# flic / poulet



## DrD

Hello all,

I am just curious to know, as I am currently translating a detective novel where both terms are used, is there any difference between 'flic' and 'poulet'? Is one more old-fashioned or more pejorative for example? Or are there any regional differences, such as one being used more in some areas of France and the other elsewhere?


----------



## Simaneon

I think "poulet" is a bit more slangish and familiar than "flic", but don't know if there is a major difference between them apart from this. I would tend to say no though.

Edit: 

Actually when I think about it, maybe "poulet" is more pejorative as it is comparing a policeman to an animal.


----------



## mehoul

French cops may call themselves "flics", but not "poulets".


----------



## snarkhunter

Hello,

Basically, I would tend to believe "poulet" has become a bit old-fashioned, and "flic" has taken over, most of the time (along with "keuf", which is indeed the _verlan_ spelling for "flic").

Maybe "poulet" has also become more of a literary thing now, which incidentally tells it has become something standard: By the way, _poulet, poulaga, poulaille_ may be considered synonyms and all are derived from 'chicken'.
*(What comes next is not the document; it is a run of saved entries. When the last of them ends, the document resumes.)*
template <int O>
__device__ __forceinline__ uint4 extract4(const uint32_t (&w)[5]) {
    uint32_t f[4];
#pragma unroll
    for (int j = 0; j < 4; j++) {
        const int pos = O + 30 * j, q = pos >> 5, r = pos & 31;
        uint64_t pair = ((uint64_t)w[q + 1] << 32) | w[q];
        f[j] = (uint32_t)(pair >> r) & 0x3fffffffu;
    }
    return make_uint4(f[0], f[1], f[2], f[3]);
}

template <int T>
__global__ __launch_bounds__(256) void unpack30_aligned_kernel(const uint8_t* __restrict__ in, size_t len,
                                                               uint32_t* __restrict__ out, size_t n_quads, size_t in_bstride,
                                                               size_t out_bstride) {
    in += blockIdx.y * in_bstride;
    out = reinterpret_cast<uint32_t*>(reinterpret_cast<char*>(out) + blockIdx.y * out_bstride);
    constexpr uint32_t DW = 960u * T;
    __shared__ __attribute__((aligned(16))) uint32_t stage[DW + 4];
    const size_t d_base = (size_t)blockIdx.x * DW;
    if ((reinterpret_cast<uintptr_t>(in) & 15) == 0 && (d_base + DW + 4) * 4 <= len) {
        const uint4* src = reinterpret_cast<const uint4*>(in + 4 * d_base);
#pragma unroll
        for (uint32_t u = threadIdx.x; u < 240u * T; u += 256) reinterpret_cast<uint4*>(stage)[u] = src[u];
        if (threadIdx.x < 4) stage[DW + threadIdx.x] = reinterpret_cast<const uint32_t*>(in)[d_base + DW + threadIdx.x];
    } else {
        for (uint32_t i = threadIdx.x; i < DW + 4; i += 256) stage[i] = load_dword_guarded(in, len, d_base + i);
    }
    __syncthreads();
#pragma unroll
    for (int i = 0; i < T; i++) {
        const uint32_t local = (uint32_t)i * 256u + threadIdx.x;
        const size_t t = (size_t)blockIdx.x * (256u * T) + local;
        if (t >= n_quads) return;
        const uint32_t byte0 = 15u * local;
        const uint32_t d0 = byte0 >> 2;
        uint32_t w[5];
#pragma unroll
        for (int j = 0; j < 5; j++) w[j] = stage[d0 + j];
        uint4 v;
        switch (byte0 & 3) {
            case 0: v = extract4<0>(w); break;
            case 1: v = extract4<8>(w); break;
            case 2: v = extract4<16>(w); break;
            default: v = extract4<24>(w); break;
        }
        reinterpret_cast<uint4*>(out)[t] = v;
    }
}

__global__ __launch_bounds__(256) void unpack30_bytes_kernel(const uint8_t* __restrict__ in, size_t len,
                                                             uint32_t* __restrict__ out, size_t n_out, size_t in_bstride,
                                                             size_t out_bstride) {
    in += blockIdx.y * in_bstride;
    out = reinterpret_cast<uint32_t*>(reinterpret_cast<char*>(out) + blockIdx.y * out_bstride);
    size_t kf = (size_t)blockIdx.x * blockDim.x + threadIdx.x;
    if (kf >= n_out) return;
    size_t bit0 = 30 * kf, byte0 = bit0 >> 3;
    uint32_t sh = (uint32_t)(bit0 & 7);
    uint64_t acc = 0;
    for (int i = 0; i < 5; i++)
        if (byte0 + i < len) acc |= (uint64_t)in[byte0 + i] << (8 * i);
    out[kf] = (uint32_t)(acc >> sh) & 0x3fffffffu;
}

}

The Police also used to be called "La maison Poulaga" in French 'classical slang'! (cf novels by San-Antonio, Albert Simonin, etc)


----------



## DrD

Now that's interesting, because it is actually a cop who says 'poulet' the first time this crops up in the novel. However, this particular cop does seem to use a lot of slang and he's not too bright and even a bit inappropriate sometimes, so maybe Simaneon's suggestion that poulet is a bit more slangy is right and perhaps, too, this is one of those times when he's being a bit inappropriate!
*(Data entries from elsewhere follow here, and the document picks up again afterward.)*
template <bool USE_V>
__device__ __forceinline__ void exact_walk_body(const DbView &db, const ScanArgs &a, const int2 *__restrict__ fixList,
                                                const int2 *__restrict__ longList, int gwave, int nwaves, int ctlv, const TailHist hist)
{
    const bool uns = __builtin_amdgcn_readlane(ctlv, CTL_UNSORTED) == a.epoch;
    if (a.mode == 1 && uns) return;
    const bool sortedPath = a.mode == 1 || (a.mode == 0 && !uns);
    const int2 *list = sortedPath ? fixList : longList;
    const int nList = __builtin_amdgcn_readlane(ctlv, (sortedPath ? CTL_NFIX : CTL_NLONG) + (a.epoch & 1));
    const int lane = threadIdx.x & 63;
    u64 found = 0;
    int per = (nList + nwaves - 1) / nwaves;
    per = per > IGD_WAVE ? IGD_WAVE : per;
    for (int l0 = gwave * per; l0 < nList; l0 += nwaves * per) {
        const int cnt = nList - l0 < per ? nList - l0 : per;
        int vq = 0, vkind = -1, vqs = 0, vqe = 0, vn1 = 0, vj1 = -1, vbase = 0, vcnt = 0, voffLo = 0, voffHi = 0, vlob = 0;
        int vu0 = 0, vnu = 0, vqe2 = 0;
        UnitRegs vur;
        vur.offLo = vur.offHi = vur.tile = vur.n = vur.jf = 0;
// ... 236 lines not shown
        const bool cimg = USE_V ? a.packedWalk == 2 : a.packedWalk != 0;
        const int vo2 = lane * 2, vo4 = lane * 4;
        auto issue = [&](int e, Cov &w) {
            w.c = __builtin_amdgcn_readlane(cv, e);
            const int n = __builtin_amdgcn_readlane(ur.n, e);
            const int64_t off = (int64_t)(((unsigned long long)(unsigned)__builtin_amdgcn_readlane(ur.offHi, e) << 32) |
                                          (unsigned)__builtin_amdgcn_readlane(ur.offLo, e));
            if (cimg) {
                const int pre = __builtin_amdgcn_readlane(ur.pre, e);
                const int nrem = n > pre ? n - pre : 0;
                w.nrem = nrem;
                if (USE_V) {
                    const __amdgpu_buffer_rsrc_t rs = __builtin_amdgcn_make_buffer_rsrc((void *)(db.pxv + off + pre), 0, nrem * 4, 0x00020000);
#pragma unroll
                    for (int r = 0; r < IGD_SLOTS; r++) w.ix[r] = (int)__builtin_amdgcn_raw_buffer_load_b32(rs, vo4, r * 256, 0);
                } else {
                    const __amdgpu_buffer_rsrc_t rs = __builtin_amdgcn_make_buffer_rsrc((void *)(db.px + off + pre), 0, nrem * 2, 0x00020000);
#pragma unroll
                    for (int r = 0; r < IGD_SLOTS; r++) w.ix[r] = (int)(unsigned short)__builtin_amdgcn_raw_buffer_load_b16(rs, vo2, r * 128, 0);
                }
                return;
            }
            w.lob = __builtin_amdgcn_readlane(bd, e);
#pragma unroll
            for (int r = 0; r < IGD_SLOTS; r++) {
                const int i = r * IGD_WAVE + lane;
                const int64_t at = off + (i < n ? i : 0);
                const int s0 = db.start[at], x0 = db.idx[at];
                w.st[r] = i < n ? s0 : INT_MIN;
                w.ix[r] = i < n ? x0 : 0;
                if (USE_V) { const int v0 = db.value[at]; w.va[r] = i < n ? v0 : INT_MIN; }
            }
        };
        auto count = [&](const Cov &w) {
            if (cimg) {
                if (!USE_V) found += (u64)(unsigned)w.nrem * (u64)(unsigned)w.c;
#pragma unroll
                for (int r = 0; r < IGD_SLOTS; r++) {
                    if (r * IGD_WAVE >= w.nrem) break;
                    bool in = lane < w.nrem - r * IGD_WAVE;
                    int ix = w.ix[r];
                    if (USE_V) {
                        in = in && (ix >> 16) >= a.v;
                        ix &= 0xFFFF;
                        found += (u64)__popcll(__ballot(in)) * (u64)(unsigned)w.c;
                    }
                    if (in) { if (hist.on) hist.add(ix, (u64)(unsigned)w.c); else atomicAdd(&d_hits[ix], (u64)(unsigned)w.c); }
                }
                return;
            }
#pragma unroll
            for (int r = 0; r < IGD_SLOTS; r++) {
                bool in = w.st[r] >= w.lob;
                if (USE_V) in = in && w.va[r] >= a.v;
                found += (u64)__popcll(__ballot(in)) * (u64)(unsigned)w.c;
                if (in) { if (hist.on) hist.add(w.ix[r], (u64)(unsigned)w.c); else atomicAdd(&d_hits[w.ix[r]], (u64)(unsigned)w.c); }
            }
        };
        Cov C0, C1, C2, C3;
        int e0 = -1, e1 = -1, e2 = -1, e3 = -1;
#define IGD_COV_NEXT(E, C) do { E = -1; if (m) { E = __builtin_ctzll(m); m &= m - 1; issue(E, C); } } while (0)
        IGD_COV_NEXT(e0, C0); IGD_COV_NEXT(e1, C1); IGD_COV_NEXT(e2, C2); IGD_COV_NEXT(e3, C3);
        while (e0 >= 0) {
            count(C0); IGD_COV_NEXT(e0, C0);
            if (e1 >= 0) { count(C1); IGD_COV_NEXT(e1, C1); }
            if (e2 >= 0) { count(C2); IGD_COV_NEXT(e2, C2); }
            if (e3 >= 0) { count(C3); IGD_COV_NEXT(e3, C3); }
            if (e0 < 0) {
                if (e1 >= 0) { count(C1); e1 = -1; }
                if (e2 >= 0) { count(C2); e2 = -1; }
                if (e3 >= 0) { count(C3); e3 = -1; }
            }
        }
#undef IGD_COV_NEXT
    }
    if (d_total && lane == 0 && found) atomicAdd(d_total, found);
}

Thanks Snarkhunter - I had a feeling it might be a bit more old-fashioned (I have noticed a couple of other things that this cop says that are a bit dated). And thanks for 'La maison Poulaga', I hadn't heard that before!


----------



## baphen

Hello DrD,
_
Flics _and _poulets _both refer to the police (or to police officers, according to context) but they are different in that _flics _is not really pejorative but it is slang.
_Poulets _sounds funnier, but it is rude and pejorative: of course, it is a comparison to an animal (a bird which cannot even fly properly and walks around in a ridiculous way!). By the way, you can certainly draw a parallel with the word _pigs_ in English, also a slang nickname for cops.

As a conclusion, a police officer would never say either but would feel less offended upon being called a _flic _(or_ keuf_) than being called a _poulet_.

I hope I have enlightened you,


----------



## DrD

Thanks baphen, although 'flic' is used a lot in this book by both police officers and other characters and, in fact, I have seen/heard 'flic' being used by police officers in other detective novels and TV police dramas. I find it interesting that you think they wouldn't use this word - maybe it is a mistake on the part of the writers to have them say it... There is only one officer, so far, who has used the word 'poulet' and, as I said, he is a bit inappropriate at times and uses quite a lot of slang, so I think maybe that's deliberate.

As for 'pig', that's a term that's definitely always offensive and always intended to be so in English. I think that, in some contexts, either 'flic' or 'poulet' could be translated as 'pig', where the word is clearly being used contemptuously in French, but I've never really thought of either of these words as being a direct equivalent.


----------



## Micia93

_Thanks baphen, although 'flic' is used a lot in this book by both police officers and other characters and, in fact, I have seen/heard 'flic' being used by police officers in other detective novels and TV police dramas. I find it interesting that you think they wouldn't use this word - maybe it is a mistake on the part of the writers to have them say it... 
_
No no, you're right! police officers use "flics" too, as you saw and heard it


----------



## baphen

Thank you for these precisions, DrD. 

It is interesting because I can assure you that _poulet _is quite offensive but as most slang words in French, it depends on the speaker's tone and on the context. _Poulets _would not sound as bad in a conversation between friends or family members. I believe a police officer would use that word only when undercover to sound credible. _Flics_ would be used between friends and family members as a shorter way of saying _la police_ or _les policiers_, but would not sound as an insult on its own. When used in front of the police, it is rather inappropriate. However I can picture a police officer say _flics_ more easily.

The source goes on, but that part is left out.